Paulsen continues to interweave the novel's significant themes as Brian takes his first steps toward survival. This chapter quietly dramatizes one of the shifts Brian must make in order to survive. When Brian remembers his conversation with his friend Terry about being lost in the wilderness, he again reviews past knowledge to try to apply it to his present situation. He does this again as he remembers various television shows he's seen about survival. In both cases, Brian recalls genuinely useful information, such as the inspiration for the shelter he creates later in the chapter. Even information that is not directly useful can lead him in a helpful direction, as when the idea of cooking lizard stew spurs him to consider his environment and search for berries.

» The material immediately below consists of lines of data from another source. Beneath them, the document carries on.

-            const uint32_t cluster = l_ctx[(nzb * num_bctx + bctx) & 0x1FFF];
-            const uint32_t slotw = (bitpos >> 5) & (kLanesRingWords - 1);
-            const uint32_t w0 = ring[slotw * 64], w1 = ring[slotw * 64 + 64], w2 = ring[slotw * 64 + 128];
-            const uint32_t res = state & 0xFFFu, slot = res >> log_entry, pos = res & entry_mask;
-            const LanesU32x2 e = alias_entry(cluster, slot);
-            const bool gt = pos >= (e.x >> 24);
-            const uint32_t x = gt ? e.y : e.x;
-            uint32_t tok = gt ? (e.y >> 24) : slot;
-            const uint32_t hi = state >> 12;
-            uint32_t nstate = (x & 0xFFFu) * hi + hi + (gt ? ((e.y >> 12) & 0xFFFu) : 0u) + pos;
-            const bool need = nstate < (1u << 16);
-            const uint32_t win = __builtin_amdgcn_alignbit(w1, w0, bitpos);
-            state = need ? ((nstate << 16) | (win & 0xFFFFu)) : nstate;
-            uint32_t adv = need ? 16u : 0u;
-            const uint32_t cfg = e.x >> 12;
-            const bool take = tok >= (1u << (cfg & 15));
-            if (__ballot(take)) {
-              uint32_t nbits;
-              const uint32_t big = LaneHybrid(tok, cfg, w0, w1, w2, (bitpos & 31) + adv, nbits);
-              tok = take ? big : tok;
-              adv += take ? nbits : 0u;
-            }
-            bitpos += adv;
-            const uint32_t covered = 1u << n_log2c;
-            log2c = n_log2c;
-            size = covered * 64;
-            kidx = n_bi * 3 + c;
-            const bool bad = tok > size - covered;
-            const uint8_t nzv = uint8_t((tok + covered - 1) >> n_log2c);
-            if (!bad) {
-              line[n_lbx * 64] = nzv;
-              if (__ballot(log2cx != 0)) {
-                const uint32_t cx = 1u << log2cx;
-                for (uint32_t i = 1; i < cx; i++) line[(n_lbx + i) * 64] = nzv;
-              }
-            }
-            if (tok == 0 && !(B.debug & 4)) LaneStore32(kend_base, kidx * 4, 0);
-            covm1 = covered - 1;
-            covm2 = covered - 3;
-            const uint32_t n_cbase = num_bctx * 37 + 458 * bctx;
-            const uint32_t prev = tok > size / 16 ? 0 : 1;
-            const uint32_t n_addr_a = n_cbase + l_nnz2[((tok + covm1) >> n_log2c) & 63];
-            nnz_b = l_nnz2[((tok - 1 + covm1) >> n_log2c) & 63];
-            ctxe = l_ctx[(n_addr_a + prev) & 0x1FFF];
-            cbase = n_cbase + L.ctx;
-            addr_a = n_addr_a + L.ctx;
-            dst = uint32_t(((g * 3 + c) * 65536 + coef_offset + covered) * sizeof(CoefT));
-            nzeros = tok;
-            k = covered;
-            mode = (tok != 0 && !bad) ? uint32_t(kRun) : mode;
-            err |= bad ? kErrNzeros : 0u;
-            bi = bad ? b1 : n_bi;
-            ci = bad ? 2u : n_ci;
-            }
-          }
-        } else {
+        {
         const bool nb = ci == 2;
         const uint32_t n_ci = nb ? 0u : ci + 1, n_bi = bi + (nb ? 1u : 0u);
         const uint32_t rec = bring[(n_bi & (kLanesBlockRing - 1)) * 64];
@@ -627,6 +562,7 @@
         bi = go_all ? ((go && bad) ? b1 : n_bi) : bi;
         ci = go_all ? ((go && bad) ? 2u : n_ci) : ci;
         }
+        }
         if (B.prof) {
           t_trans += __builtin_readcyclecounter() - t2;
           n_service++;
diff --git a/libjxl_amd/csrc/hip/jxl_hip_lanes_pass.inc b/libjxl_amd/csrc/hip/jxl_hip_lanes_pass.inc
--- /dev/null
+++ b/libjxl_amd/csrc/hip/jxl_hip_lanes_pass.inc
@@ -0,0 +1,261 @@
+#ifndef JXL_HIP_LANES_PASS_INC_
+#define JXL_HIP_LANES_PASS_INC_
+
+#include "jxl_hip_lanes_trip.inc"
+
+#define LP_REC "v104"
+#define LP_C "v105"
+#define LP_L2X "v106"
+#define LP_BCTX "v108"
+#define LP_CBR "v109"
+#define LP_TOPA "v110"
+#define LP_X "v111"
+#define LP_TOP "v130"
+#define LP_LEFT "v131"
+
+#define LP_EREAD_8                                                                                                   \
+  "v_lshlrev_b32 " LT_T4 ", 3, " LT_SL "\n\t"                                                                        \
+  "v_mad_u32_u24 " LT_T4 ", " LT_T0 ", %[clm], " LT_T4 "\n\t"                                                        \
+  "ds_read_b64 " LT_E ", " LT_T4 " offset:128\n\t"
+#define LP_EREAD_6                                                                                                   \
+  "v_lshlrev_b32 " LT_T4 ", 1, " LT_SL "\n\t"                                                                        \
+  "v_mad_u32_u24 " LT_T4 ", " LT_T0 ", %[clm], " LT_T4 "\n\t"                                                        \
+  "v_lshlrev_b32 " LT_TB ", 1, " LT_T0 "\n\t"                                                                        \
+  "v_lshlrev_b32 " LT_TA ", 1, " LT_T4 "\n\t"                                                                        \
+  "ds_read_u16 " LT_E0 ", " LT_T4 " offset:128\n\t"                                                                  \
+  "ds_read_b32 " LT_E1 ", " LT_TA " offset:16512\n\t"                                                                \
+  "ds_read_u16 " LT_CF ", " LT_TB " offset:49280\n\t"
+
+#define JXL_LANES_PASS_(V, p_st, p_bp, p_k, p_nzl, p_ctxe, p_aa, p_nb, p_dst, p_cb, p_covm2, p_log2c, p_size, p_kidx, p_info, p_coff,  \
+                        p_noff, p_bi, p_ci, p_mode, p_err, p_alo, p_ahi, p_g, p_b1, p_ring, p_bring, p_lnz, p_fl, p_go, p_le, p_em,   \
+                        p_clm, p_nnz2, p_nbc, p_nbc37, p_ctx, p_coef, p_kend, p_la)                                                 \
+  asm volatile(                                                                                                                \
+      "s_mov_b64 s[96:97], exec\n\t"                                                                                           \
+                \
+                          \
+      "s_mov_b64 exec, %[fl]\n\t"                                                                                              \
+      "s_cbranch_execz .Llp_go_%=\n\t"                                                                                         \
+      "v_sub_u32 " LT_T0 ", %[k], %[covm2]\n\t"                                                                                \
+      "v_lshlrev_b32 " LT_T2 ", 2, %[kidx]\n\t"                                                                                \
+      "v_add_u32 " LT_T0 ", 1, " LT_T0 "\n\t"                                                                                  \
+      "global_store_dword " LT_T2 ", %[k], %[kend]\n\t"                                                                        \
+      "v_and_b32 " LT_T0 ", 3, " LT_T0 "\n\t"                                                                       \
+      "v_add_u32 " LT_T3 ", 4, %[dst]\n\t"                                                                                     \
+      "v_cmp_lt_u32 vcc, 1, " LT_T0 "\n\t"                                    \
+      "v_and_b32 " LT_T1 ", 1, " LT_T0 "\n\t"                                                                                  \
+      "v_cmp_ne_u32_e64 s[98:99], 0, " LT_T1 "\n\t"                                                    \
+      "v_cndmask_b32 " LT_T4 ", %[alo], %[ahi], vcc\n\t"                                                                       \
+      "v_cndmask_b32 " LT_T3 ", %[dst], " LT_T3 ", vcc\n\t"                                                                    \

To survive, Brian must focus. He culls the information he recalls down to two core needs: food and shelter. He also realizes he must use reasoning and observation of the natural world rather than memory alone. He realizes he cannot depend on what he has learned from adults, the educational system, and the media with its romanticized view of nature. In the city an upset stomach rarely carries any risk. Here, where Brian is alone in the wilderness, it might cost him his life. And though he does not know it yet, Brian is learning to pay attention to what matters most. His observation of the birds in the forest does more to show him how to find food than anything he learned in the past.